3. The Test for Committal
[7] Section 548 of the Criminal Code mandates a committal if there is "sufficient evidence" to put the accused on trial. The test for sufficiency is the Shephard test: any evidence upon which a reasonable jury, properly instructed, could return a guilty verdict: United States v. Shephard, [1977] 2 S.C.R. 1067.
[8] Assessing the quality and the reliability of the evidence is not permitted at this stage of the proceedings; rather, the Crown's case is to be taken at its highest in those respects.
[9] The test for committal is the same whether the evidence is direct or circumstantial. However, the nature of the preliminary inquiry justice's task varies, depending on whether the Crown's case is based entirely on direct evidence or whether the Crown's case relies on circumstantial evidence. Where there is direct evidence of all of the essential elements of the offence, the task of the preliminary hearing justice is straightforward: there must be a committal for trial. The task is more complicated when the Crown relies on circumstantial evidence: R. v. Arcuri, 2001 SCC 54 at paras. 22-23.
[10] Where the Crown's case includes circumstantial evidence, the justice must engage in a limited weighing of the whole of the evidence, including any defence evidence, in order to determine whether a reasonable jury properly instructed could return a verdict of guilt of the charge alleged or of any lesser offence. While this weighing does not require consideration of the inherent reliability of the evidence itself, the preliminary inquiry justice must assess the reasonableness of the inferences that may be drawn from the circumstantial evidence. Where the Crown relies on circumstantial evidence, the question is whether the elements of the offence which the Crown has not proven by direct evidence may reasonably be inferred from the circumstantial evidence.
[11] To answer this question, the justice is required to engage in a limited weighing of the evidence, because with circumstantial evidence, there is, by definition, an inferential gap between the evidence adduced and the fact sought to be established. The issue is whether the evidence is rationally capable of supporting the inferences the Crown seeks to have drawn from it. It is for the jury to determine if the inferences should actually be drawn, but it is for the preliminary inquiry justice to determine whether the inferences alleged may reasonably be drawn.
[12] When determining if inferences may reasonably be drawn, the preliminary inquiry justice must weigh the evidence in a limited way. If the evidence is not rationally capable of supporting the inferences the Crown seeks to have drawn, it is not sufficient evidence to warrant committal.
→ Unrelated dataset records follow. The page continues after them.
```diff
@@ -337,13 +460,15 @@
     StrandArgs a = {};
     a.cw = r.work; a.cuts = r.cuts; a.nwords = r.nwords; a.incl = r.incl; a.m = sk; a.mstart = mstart;
     a.ok = out_k; a.oc = out_c; a.pack = pk; a.pshift = lo_bit;
+    a.below = 2 * K - SB_BLOCK_BITS; a.gshift = a.below > 11 ? a.below - 11 : 0;
     a.n_declined = &c->d_scalars->strand.n_declined;
     a.declined = declined;
     u32* fail = &c->d_scalars->strand.fail;
     prof_begin(c, ZK_PROF_UNION, 8 * 2 * uc + 12 * 2 * uc);
     hipLaunchKernelGGL(strand_starts_kernel, dim3(((1u << SB_BLOCK_BITS) + 256) / 256), dim3(256), 0, c->stream, sk, (u64)uc, lo_bit, mstart);
     ZK_HIP(c, hipMemsetAsync(&c->d_scalars->strand, 0, sizeof(zk_strand_counters), c->stream));
-    hipLaunchKernelGGL(strand_block_union_kernel, dim3(r.chunks), dim3(TS_BLOCK), 0, c->stream, a);
+    if (a.below <= 32) hipLaunchKernelGGL(strand_block_union_kernel<true>, dim3(r.chunks), dim3(TS_BLOCK), 0, c->stream, a);
+    else hipLaunchKernelGGL(strand_block_union_kernel<false>, dim3(r.chunks), dim3(TS_BLOCK), 0, c->stream, a);
     prof_end(c);
     ZK_HIP(c, hipGetLastError());
     ZK_TRY(fetch(c, &c->h_scalars->strand));
```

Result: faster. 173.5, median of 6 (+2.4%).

[13] As noted by Ducharme J. in R. v. Munoz, [2006] O.J. No 446 (ONSC) at para. 29, courts have repeatedly cautioned against confusing a reasonable inference with mere speculation. Where an inferential gap exists, it can only be properly overcome by evidence. At para. 31 he explains that "...the requirement of reasonable or logical probability is meant to underscore that the drawing of inferences is not a process of subjective imagination, but rather is one of rational explication. Supposition or conjecture is no substitute for evidence and cannot be relied upon as a basis for a reasonably drawn inference."
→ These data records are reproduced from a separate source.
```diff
+        bool vy[3], vx[3];
+#pragma unroll
+        for (int k = 0; k < 3; ++k) {
+            const int py = oy + k - 1, px = ox + k - 1;
+            vy[k] = (unsigned)py < (unsigned)Ho; vx[k] = (unsigned)px < (unsigned)Wo;
+            const float fy = fmaxf(0.5f * ((float)py + 0.5f) - 0.5f, 0.0f), fx = fmaxf(0.5f * ((float)px + 0.5f) - 0.5f, 0.0f);
+            const int y0 = (int)fy, x0 = (int)fx;
+            ly[k] = fy - (float)y0; lx[k] = fx - (float)x0;
+            yo0[k] = y0 * Wl * TS_PITCH; yo1[k] = (y0 + (y0 < Hl - 1 ? 1 : 0)) * Wl * TS_PITCH;
+            xo0[k] = x0 * TS_PITCH;      xo1[k] = (x0 + (x0 < Wl - 1 ? 1 : 0)) * TS_PITCH;
+        }
+        f4v acc = (f4v)(0.0f);
+#pragma unroll
+        for (int ky = 0; ky < 3; ++ky)
+#pragma unroll
+            for (int kx = 0; kx < 3; ++kx) {
+                if (!(vy[ky] && vx[kx])) continue;
+                const float* b = ts_img + (ky * 3 + kx) * TS_SLAB + q;
+                const f4v v00 = *reinterpret_cast<const f4v*>(b + yo0[ky] + xo0[kx]), v01 = *reinterpret_cast<const f4v*>(b + yo0[ky] + xo1[kx]);
+                const f4v v10 = *reinterpret_cast<const f4v*>(b + yo1[ky] + xo0[kx]), v11 = *reinterpret_cast<const f4v*>(b + yo1[ky] + xo1[kx]);
+                const float hy = 1.0f - ly[ky], hx = 1.0f - lx[kx];
+                const float w00 = hy * hx, w01 = hy * lx[kx], w10 = ly[ky] * hx, w11 = ly[ky] * lx[kx];
+#pragma unroll
+                for (int e = 0; e < 4; ++e) acc[e] = fmaf(w11, v11[e], fmaf(w10, v10[e], fmaf(w01, v01[e], fmaf(w00, v00[e], acc[e]))));
+            }
+        f4v o = acc + bv;
+        if (act == OMNI_ACT_RELU) { o.x = fmaxf(o.x, 0.f); o.y = fmaxf(o.y, 0.f); o.z = fmaxf(o.z, 0.f); o.w = fmaxf(o.w, 0.f); }
+        act_store4<true>(dst, (((size_t)m * Ho + oy) * Wo + ox) * Cout + c0 + q, o);
+    }
+}
+
 __global__ __launch_bounds__(256) void add_hw_kernel(float* __restrict__ x, const float* __restrict__ y, size_t total, int HW, int C)
 {
     const size_t i = (size_t)blockIdx.x * 256 + threadIdx.x;
@@ -412,6 +466,27 @@
                        (unsigned char*)dst, M, H, W, C, Ho, Wo, (float)H / (float)Ho, (float)W / (float)Wo);
     OMNI_HIP(hipGetLastError()); return OMNI_OK;
 }
+int omni_up2_tapsum_sh(const float* y, const float* bias, void* dst, int M, int Hl, int Wl, int Cout, int act, omni_stream_t stream)
+{
+    if (!y || !dst || M < 1 || Hl < 1 || Wl < 1 || Cout < 1) OMNI_FAIL(OMNI_ERR_INVALID, "omni_up2_tapsum_sh: null tensor or empty shape");
+    if ((uintptr_t)y % 16 || (uintptr_t)bias % 16 || (uintptr_t)dst % 16) OMNI_FAIL(OMNI_ERR_INVALID, "omni_up2_tapsum_sh: tensors must be 16-byte aligned");
+    if (Cout % TS_SLAB || Cout / TS_SLAB > 65535 || (long long)Hl * Wl > TS_MAX_HW || (act != OMNI_ACT_NONE && act != OMNI_ACT_RELU))
+        OMNI_FAIL(OMNI_ERR_UNSUPPORTED, "omni_up2_tapsum_sh: Cout % 32 == 0, Hl * Wl <= 64, no activation or ReLU");
+    const size_t lds = (size_t)Hl * Wl * TS_PITCH * sizeof(float);
+    if (lds > 64 * 1024) {
+        static std::mutex mu;
+        static std::vector<int> done;
+        int dev = 0;
+        OMNI_HIP(hipGetDevice(&dev));
+        std::lock_guard<std::mutex> lk(mu);
+        if (std::find(done.begin(), done.end(), dev) == done.end()) {
+            OMNI_HIP(hipFuncSetAttribute(reinterpret_cast<const void*>(up2_tapsum_sh_kernel), hipFuncAttributeMaxDynamicSharedMemorySize, TS_MAX_HW * TS_PITCH * (int)sizeof(float)));
+            done.push_back(dev);
+        }
+    }
+    hipLaunchKernelGGL(up2_tapsum_sh_kernel, dim3((unsigned)M, (unsigned)(Cout / TS_SLAB)), dim3(256), lds, S_, y, bias, dst, Hl, Wl, Cout, act);
+    OMNI_HIP(hipGetLastError()); return OMNI_OK;
+}
 int omni_add_hw_sh(void* x, const float* y, int M, int HW, int C, omni_stream_t stream)
 {
     if (C % 32) OMNI_FAIL(OMNI_ERR_INVALID, "SH tensors need C % 32 == 0");
diff --git a/omnifusion_amd/model/_engine.py b/omnifusion_amd/model/_engine.py
--- a/omnifusion_amd/model/_engine.py
+++ b/omnifusion_amd/model/_engine.py
@@ -100,6 +100,9 @@
         for name in ("de_conv0_0", "de_conv0_1", "de_conv1_0", "de_conv1_1", "de_conv2_0", "de_conv2_1",
                      "de_conv3_0", "de_conv3_1", "de_conv4_0"):
             convbn(name, name + ".conv", name + ".bn")
+        for name in ("de_conv0_0", "de_conv1_0"):
+            w, _ = self._fold(sd, name + ".conv", name + ".bn")
+            W[name + ".taps.w16"] = split_weights_f16x3(w.permute(2, 3, 0, 1).reshape(9 * w.shape[0], w.shape[1]).to(torch.float32)).to(dev)
         down = "down1" if self.iterative else "down"
         W["down.w"] = f(sd[down + ".weight"].reshape(32, 512)); W["down.b"] = f(sd[down + ".bias"])
         W["down.w16"] = split_weights_f16x3(sd[down + ".weight"].reshape(32, 512)).to(dev)
@@ -311,6 +314,16 @@
                                                              M, H, Wd, C, Cout, act, self._s), "up+conv " + key)
             return out
         return self._conv(self._up(x, M, H, Wd, C, Ho, Wo), key, M, Ho, Wo, C, Cout, 3, 1, 1, act, out_f32=out_f32, out=out)
+
+    taps_first = frozenset(("de_conv0_0",))
+
+    def _up_conv_taps(self, x, key, M, H, Wd, C, Cout, act):
+        if key in self.taps_first and self.sh and self.terms == 3 and Cout % 32 == 0 and H * Wd <= 64:
+            y = self._conv(x, key + ".taps", M, H, Wd, C, 9 * Cout, 1, 1, 0, ACT_NONE, bias=False, out_f32=True)
+            out = torch.empty((M, 2 * H, 2 * Wd, Cout), dtype=torch.float32, device=x.device)
+            _lib.check(_lib.load().omni_up2_tapsum_sh(_p(y), _p(self.w[key + ".b"]), _p(out), M, H, Wd, Cout, act, self._s), "tap sum " + key)
+            return out
+        return self._conv(self._up(x, M, H, Wd, C, 2 * H, 2 * Wd), key, M, 2 * H, 2 * Wd, C, Cout, 3, 1, 1, act)
 
     def transformer(self, d, bs):
         lib = _lib.load()
@@ -409,11 +422,9 @@
         d = self._conv(layer4, "down", M, P32, P32, 512, 32, 1, 1, 0, ACT_NONE, out_f32=True)
         tok = self.transformer(d, bs)
         _lib.check((lib.omni_add_hw_sh if sh else lib.omni_add_hw_f32)(_p(layer4), _p(tok), M, P32 * P32, 512, self._s), "token bias")
-        up = self._up(layer4, M, P32, P32, 512, P16, P16)
-        x = self._conv(up, "de_conv0_0", M, P16, P16, 512, 256, 3, 1, 1, ACT_RELU)
+        x = self._up_conv_taps(layer4, "de_conv0_0", M, P32, P32, 512, 256, ACT_RELU)
         x = self._conv(x, "de_conv0_1", M, P16, P16, 256, 128, 3, 1, 1, ACT_RELU, x2=layer3, C2=256)
-        up = self._up(x, M, P16, P16, 128, P8, P8)
-        x = self._conv(up, "de_conv1_0", M, P8, P8, 128, 128, 3, 1, 1, ACT_RELU)
+        x = self._up_conv_taps(x, "de_conv1_0", M, P16, P16, 128, 128, ACT_RELU)
         x = self._conv(x, "de_conv1_1", M, P8, P8, 128, 64, 3, 1, 1, ACT_RELU, x2=layer2, C2=128)
         x = self._up_conv(x, "de_conv2_0", M, P8, P8, 64, 64, ACT_RELU)
         x = self._conv(x, "de_conv2_1", M, P4, P4, 64, 64, 3, 1, 1, ACT_RELU, x2=layer1, C2=64)
```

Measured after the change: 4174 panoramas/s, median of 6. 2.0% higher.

[14] In R. v. Charemski, [1998] 1 S.C.R. 679, McLachlin J., as she then was, stressed the relationship of the sufficiency test to the principle of reasonable doubt. She explained at paragraph 30:
First, "sufficient evidence" must mean sufficient evidence to sustain a verdict of guilt beyond a reasonable doubt; merely to refer to "sufficient evidence" is incomplete since "sufficient" always relates to the goal or threshold of proof beyond a reasonable doubt. This must constantly be borne in mind when evaluating whether the evidence is capable of supporting the inferences necessary to establish the essential elements of the case.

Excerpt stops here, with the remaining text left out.